Assignment –
Search the data below for the word "strideA" and copy each line that holds it.

━━━━

static bool span_lds_fits(size_t n, size_t k) { return ((size_t)128 * k * 2 + 1152) + ((k + 63) / 64 * 64) * (n <= 64 ? 64 : 128) * 2 <= 160 * 1024; }
static bool span_form_takes(size_t m, size_t n, size_t k, size_t lda, size_t batch, size_t strideA, size_t strideB, size_t strideC, bool all_aligned, bool c_aligned) {
  return (k % 64 != 0 || lda % 8 != 0) && lda == k && n % 8 == 0 && n <= 128 && all_aligned && c_aligned && (batch == 1 || (strideB == 0 && strideA == m * lda && strideC == m * n)) &&
         (m * batch * k * 2) % 16 == 0 && m * batch <= 0x7fffffffull && k <= 0x7fffffffull && span_lds_fits(n, k);
}
static bool stage_forms_take(size_t n, size_t k, size_t lda, size_t strideA, size_t strideB, bool all_aligned) {
  return !(k % 64 != 0 || lda % 8 != 0 || strideA % 8 != 0 || n % 8 != 0 || strideB % 8 != 0 || !all_aligned);
}
static bool dims_fit_int(size_t m, size_t n, size_t k, size_t lda, size_t batch) {
  return !(m * batch > 0x7fffffffull || n > 0x7fffffffull || k > 0x7fffffffull || lda > 0x7fffffffull);
}

struct FusedCall {
  size_t m, n, k, lda, batch, count, sA, sB, sC;
  float beta;
  bool a_aligned, b_aligned, c_aligned;
  bool ws, ws_aligned;
  size_t ws_bytes;
  bool epi, r_aligned;
  size_t sR;
};
struct FusedPick {
  int form;
  bool stacked;
  const char* why;
};

static FusedPick fused_form(const FusedCall& c, size_t cus) {
  const size_t m = c.m, n = c.n, k = c.k, lda = c.lda, batch = c.batch;
  if (c.count == 0 || m == 0 || n == 0 || batch == 0) return {SM_FUSED_FORM_EMPTY, false, nullptr};
  const bool all_aligned = c.a_aligned && c.b_aligned;
  const bool contiguous = c.sB == 0 && c.sA == m * lda && c.sC == m * n;
  if (n < 8 && k <= 64 && lda == k && (batch == 1 || contiguous)) {
    if (c.epi) return {SM_FUSED_FORM_NOT_TAKEN, false, "sm_spmma_fused_{f16,bf16}_ex: the thin form (n < 8) takes no epilogue"};
    if (thin_form_takes(c.count, m * batch, n, k) && c.a_aligned) return {SM_FUSED_FORM_THIN, true, nullptr};
  }
  const bool r_follows = !c.epi || c.beta == 0.0f || (c.r_aligned && (batch == 1 || c.sR == m * n));
  if (span_form_takes(m, n, k, lda, batch, c.sA, c.sB, c.sC, all_aligned, c.c_aligned && r_follows)) return {SM_FUSED_FORM_SPAN, true, nullptr};
  if (!stage_forms_take(n, k, lda, c.sA, c.sB, all_aligned))
    return {SM_FUSED_FORM_NOT_TAKEN, false, "sm_spmma_fused_{f16,bf16}: needs k % 64 == 0, n % 8 == 0 and 16-byte aligned rows (use the staged path)"};
  if (c.count > 1 && !c.c_aligned)
    return {SM_FUSED_FORM_NOT_TAKEN, false, "sm_spmma_fused_{f16,bf16}_grouped: needs 16-byte aligned C operands"};
  if (!dims_fit_int(m, n, k, lda, batch)) return {SM_FUSED_FORM_NOT_TAKEN, false, "sm_spmma_fused_{f16,bf16}: dimension exceeds 2^31-1"};
  const bool stacked = batch > 1 && contiguous && (!c.epi || c.beta == 0.0f || c.sR == m * n);
  const size_t rows = stacked ? m * batch : m, nb = (stacked ? 1 : batch) * c.count;
  const bool astat_store = n > 256 && k <= 512 && c.beta == 0.0f && c.c_aligned && (c.sC % 8 == 0);
  if (c.ws) {
    SkPlan pl;
    if (sk_takes(rows, nb, n, k, astat_store, cus, pl) && c.ws_bytes >= sk_workspace_bytes((size_t)pl.slots * ((n + 255) / 256), 256) && c.ws_aligned &&
        !sk_launch_limits((rows + 255) / 256 * nb, n, k, lda, cus))
      return {SM_FUSED_FORM_STREAMK, stacked, nullptr};
  }
  auto round_eff = [](size_t tiles, size_t cus_) { const size_t r = (tiles + cus_ - 1) / cus_; return r ? (double)tiles / (double)(r * cus_) : 1.0; };
  if (n > 128 && k > 64) {
    const size_t t_big = (rows + 255) / 256 * ((n + 255) / 256) * nb, t_wide = (rows + 127) / 128 * ((n + 255) / 256) * nb;
    bool big = round_eff(t_big, cus) >= round_eff(t_wide, cus);
    if (!c.epi && astat_store) {
      const size_t panels = (rows + 127) / 128 * nb;
      big = round_eff(t_big, cus) > round_eff(panels * astat_nsplit(panels, (n + 127) / 128, cus), cus) + 0.1;
    }
    if (big) return {SM_FUSED_FORM_BIG, stacked, nullptr};
  }
  if (n <= 128 || (n <= 256 && k <= 64)) {
    if (n <= 64) return {SM_FUSED_FORM_DIRECT64, stacked, nullptr};
    return {n > 128 || k < 512 ? SM_FUSED_FORM_DIRECT128 : SM_FUSED_FORM_DIRECT128_NT, stacked, nullptr};
  }
  if (!c.epi && astat_store && astat_lds_bytes((int)(k / 64), 3) <= 160 * 1024) return {SM_FUSED_FORM_ASTAT, stacked, nullptr};
  if (k <= 1024 && !c.epi) return {SM_FUSED_FORM_WIDEP, stacked, nullptr};
  return {n > 256 ? SM_FUSED_FORM_WIDE : SM_FUSED_FORM_WIDE_NT, stacked, nullptr};
}

static bool fused_form_is_exact(int form) { return form != SM_FUSED_FORM_NOT_TAKEN && form != SM_FUSED_FORM_EMPTY && form != SM_FUSED_FORM_THIN; }

bool sm::spmma_fused16_takes_exact(const void* A, const void* B, const void* C, size_t m, size_t n, size_t k, size_t lda, size_t batch, size_t strideA, size_t strideB,
                                   size_t strideC) {
  if (!A || !B || !C || lda < k) return false;
  const FusedCall c = {m, n, k, lda, batch, 1, strideA, strideB, strideC, 0.0f, aligned16(A), aligned16(B), aligned16(C), false, false, 0, false, false, 0};
  return fused_form_is_exact(fused_form(c, 256).form);
}

extern "C" int sm_spmma_fused_form(size_t m, size_t n, size_t k, size_t lda, size_t batch, size_t count, size_t strideA, size_t strideB, size_t strideC,
                                   float beta, unsigned flags, size_t cus, int* form) {
  constexpr unsigned known = SM_FUSED_FLAG_A_ALIGNED | SM_FUSED_FLAG_B_ALIGNED | SM_FUSED_FLAG_C_ALIGNED | SM_FUSED_FLAG_WORKSPACE | SM_FUSED_FLAG_EPILOGUE;
  if (!form || lda < k || count > (size_t)MAXG || (flags & ~known) || ((flags & SM_FUSED_FLAG_WORKSPACE) && (flags & SM_FUSED_FLAG_EPILOGUE))) {
    set_error("sm_spmma_fused_form: invalid argument");
    return SM_STATUS_INVALID_VALUE;
  }
  const bool c_al = (flags & SM_FUSED_FLAG_C_ALIGNED) != 0, ws = (flags & SM_FUSED_FLAG_WORKSPACE) != 0;
  const FusedCall c = {m, n, k, lda, batch, count, strideA, strideB, strideC, beta, (flags & SM_FUSED_FLAG_A_ALIGNED) != 0, (flags & SM_FUSED_FLAG_B_ALIGNED) != 0, c_al,
                       ws, ws, ws ? ~(size_t)0 : 0, (flags & SM_FUSED_FLAG_EPILOGUE) != 0, c_al, strideC};
  *form = fused_form(c, cus ? cus : (size_t)device_cu_count()).form;
  return SM_STATUS_SUCCESS;
}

━━━━

Output below –
static bool span_form_takes(size_t m, size_t n, size_t k, size_t lda, size_t batch, size_t strideA, size_t strideB, size_t strideC, bool all_aligned, bool c_aligned) {
  return (k % 64 != 0 || lda % 8 != 0) && lda == k && n % 8 == 0 && n <= 128 && all_aligned && c_aligned && (batch == 1 || (strideB == 0 && strideA == m * lda && strideC == m * n)) &&
static bool stage_forms_take(size_t n, size_t k, size_t lda, size_t strideA, size_t strideB, bool all_aligned) {
  return !(k % 64 != 0 || lda % 8 != 0 || strideA % 8 != 0 || n % 8 != 0 || strideB % 8 != 0 || !all_aligned);
bool sm::spmma_fused16_takes_exact(const void* A, const void* B, const void* C, size_t m, size_t n, size_t k, size_t lda, size_t batch, size_t strideA, size_t strideB,
  const FusedCall c = {m, n, k, lda, batch, 1, strideA, strideB, strideC, 0.0f, aligned16(A), aligned16(B), aligned16(C), false, false, 0, false, false, 0};
extern "C" int sm_spmma_fused_form(size_t m, size_t n, size_t k, size_t lda, size_t batch, size_t count, size_t strideA, size_t strideB, size_t strideC,
  const FusedCall c = {m, n, k, lda, batch, count, strideA, strideB, strideC, beta, (flags & SM_FUSED_FLAG_A_ALIGNED) != 0, (flags & SM_FUSED_FLAG_B_ALIGNED) != 0, c_al,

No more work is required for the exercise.